§ **Work order**
Transcribe every entry word for word.

§ **Stored data**
____________
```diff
-            const uint64_t u = t[i];
-            const uint32_t m = ~(uint32_t)u & MASK;
-#pragma unroll
-            for (int j = 1; j < N; j++) t[i + j] += (uint64_t)m * mod28(j);
-            t[i + 1] += u >> 28;
-        }
-        Fp28 r;
-        uint64_t c = 0;
-#pragma unroll
-        for (int i = 0; i < N - 1; i++) { uint64_t v = t[N + i] + c; r.l[i] = (uint32_t)v & MASK; c = v >> 28; }
-        r.l[N - 1] = (uint32_t)(t[2 * N - 1] + c);
+        Fp28 r;
+        const Low lo[1] = {mul_low(a, b, bias)};
+        const Fp28 *const pa[1] = {&a}, *const pb[1] = {&b};
+        Fp28 *const pr[1] = {&r};
+        mul_high<1>(pa, pb, lo, pr);
         return r;
     }
     ZK_HD static uint64_t hot_loop_bias() {
diff --git a/aes_zero_knowledge_proof_circuit_amd/csrc/te28.cuh b/aes_zero_knowledge_proof_circuit_amd/csrc/te28.cuh
--- a/aes_zero_knowledge_proof_circuit_amd/csrc/te28.cuh
+++ b/aes_zero_knowledge_proof_circuit_amd/csrc/te28.cuh
@@ -50,9 +50,15 @@
 template <class P>
 ZK_HD void te_madd_hot(AccTE<P> &a, Niels28<P> &n, bool neg, const Niels28<P> *next, bool next_neg, uint64_t bias) {
     using G = FpMsm<P>;
-    G A = G::mul_biased(a.y.template sub_lazy<3>(a.x), n.ymx, bias);
-    G B = G::mul_biased(a.y.add_lazy(a.x), n.ypx, bias);
-    G C = G::mul_biased(a.t, n.td, bias);
+    using Low = typename G::Low;
+    G A, B, C;
+    {
+        const G ymx = a.y.template sub_lazy<3>(a.x), ypx = a.y.add_lazy(a.x);
+        const Low lo[3] = {G::mul_low(ymx, n.ymx, bias), G::mul_low(ypx, n.ypx, bias), G::mul_low(a.t, n.td, bias)};
+        const G *const pa[3] = {&ymx, &ypx, &a.t}, *const pb[3] = {&n.ymx, &n.ypx, &n.td};
+        G *const pr[3] = {&A, &B, &C};
+        G::template mul_high<3>(pa, pb, lo, pr);
+    }
 #if defined(__HIP_DEVICE_COMPILE__)
     asm volatile("" : "+v"(A.l[G::N - 1]), "+v"(B.l[G::N - 1]), "+v"(C.l[G::N - 1]) : : "memory");
 #endif
@@ -65,7 +71,12 @@
     G U = D.template sub_lazy<2>(C), V = D.add_lazy(C), F, Gg;
 #pragma unroll
     for (int i = 0; i < G::N; i++) { F.l[i] = neg ? V.l[i] : U.l[i]; Gg.l[i] = neg ? U.l[i] : V.l[i]; }
-    a.x = G::mul_biased(E, F, bias); a.y = G::mul_biased(Gg, H, bias); a.t = G::mul_biased(E, H, bias); a.z = G::mul_biased(F, Gg, bias);
+    {
+        const Low lo[4] = {G::mul_low(E, F, bias), G::mul_low(Gg, H, bias), G::mul_low(E, H, bias), G::mul_low(F, Gg, bias)};
+        const G *const pa[4] = {&E, &Gg, &E, &F}, *const pb[4] = {&F, &H, &H, &Gg};
+        G *const pr[4] = {&a.x, &a.y, &a.t, &a.z};
+        G::template mul_high<4>(pa, pb, lo, pr);
+    }
 }
 template <class P>
 ZK_HD void te_add_inline(AccTE<P> &a, const AccTE<P> &b) {
```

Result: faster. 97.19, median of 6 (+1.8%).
____________
§ **Answer space**
```diff
-            const uint64_t u = t[i];
-            const uint32_t m = ~(uint32_t)u & MASK;
-#pragma unroll
-            for (int j = 1; j < N; j++) t[i + j] += (uint64_t)m * mod28(j);
-            t[i + 1] += u >> 28;
-        }
-        Fp28 r;
-        uint64_t c = 0;
-#pragma unroll
-        for (int i = 0; i < N - 1; i++) { uint64_t v = t[N + i] + c; r.l[i] = (uint32_t)v & MASK; c = v >> 28; }
-        r.l[N - 1] = (uint32_t)(t[2 * N - 1] + c);
+        Fp28 r;
+        const Low lo[1] = {mul_low(a, b, bias)};
+        const Fp28 *const pa[1] = {&a}, *const pb[1] = {&b};
+        Fp28 *const pr[1] = {&r};
+        mul_high<1>(pa, pb, lo, pr);
         return r;
     }
     ZK_HD static uint64_t hot_loop_bias() {
diff --git a/aes_zero_knowledge_proof_circuit_amd/csrc/te28.cuh b/aes_zero_knowledge_proof_circuit_amd/csrc/te28.cuh
--- a/aes_zero_knowledge_proof_circuit_amd/csrc/te28.cuh
+++ b/aes_zero_knowledge_proof_circuit_amd/csrc/te28.cuh
@@ -50,9 +50,15 @@
 template <class P>
 ZK_HD void te_madd_hot(AccTE<P> &a, Niels28<P> &n, bool neg, const Niels28<P> *next, bool next_neg, uint64_t bias) {
     using G = FpMsm<P>;
-    G A = G::mul_biased(a.y.template sub_lazy<3>(a.x), n.ymx, bias);
-    G B = G::mul_biased(a.y.add_lazy(a.x), n.ypx, bias);
-    G C = G::mul_biased(a.t, n.td, bias);
+    using Low = typename G::Low;
+    G A, B, C;
+    {
+        const G ymx = a.y.template sub_lazy<3>(a.x), ypx = a.y.add_lazy(a.x);
+        const Low lo[3] = {G::mul_low(ymx, n.ymx, bias), G::mul_low(ypx, n.ypx, bias), G::mul_low(a.t, n.td, bias)};
+        const G *const pa[3] = {&ymx, &ypx, &a.t}, *const pb[3] = {&n.ymx, &n.ypx, &n.td};
+        G *const pr[3] = {&A, &B, &C};
+        G::template mul_high<3>(pa, pb, lo, pr);
+    }
 #if defined(__HIP_DEVICE_COMPILE__)
     asm volatile("" : "+v"(A.l[G::N - 1]), "+v"(B.l[G::N - 1]), "+v"(C.l[G::N - 1]) : : "memory");
 #endif
@@ -65,7 +71,12 @@
     G U = D.template sub_lazy<2>(C), V = D.add_lazy(C), F, Gg;
 #pragma unroll
     for (int i = 0; i < G::N; i++) { F.l[i] = neg ? V.l[i] : U.l[i]; Gg.l[i] = neg ? U.l[i] : V.l[i]; }
-    a.x = G::mul_biased(E, F, bias); a.y = G::mul_biased(Gg, H, bias); a.t = G::mul_biased(E, H, bias); a.z = G::mul_biased(F, Gg, bias);
+    {
+        const Low lo[4] = {G::mul_low(E, F, bias), G::mul_low(Gg, H, bias), G::mul_low(E, H, bias), G::mul_low(F, Gg, bias)};
+        const G *const pa[4] = {&E, &Gg, &E, &F}, *const pb[4] = {&F, &H, &H, &Gg};
+        G *const pr[4] = {&a.x, &a.y, &a.t, &a.z};
+        G::template mul_high<4>(pa, pb, lo, pr);
+    }
 }
 template <class P>
 ZK_HD void te_add_inline(AccTE<P> &a, const AccTE<P> &b) {
```

Result: faster. 97.19, median of 6 (+1.8%).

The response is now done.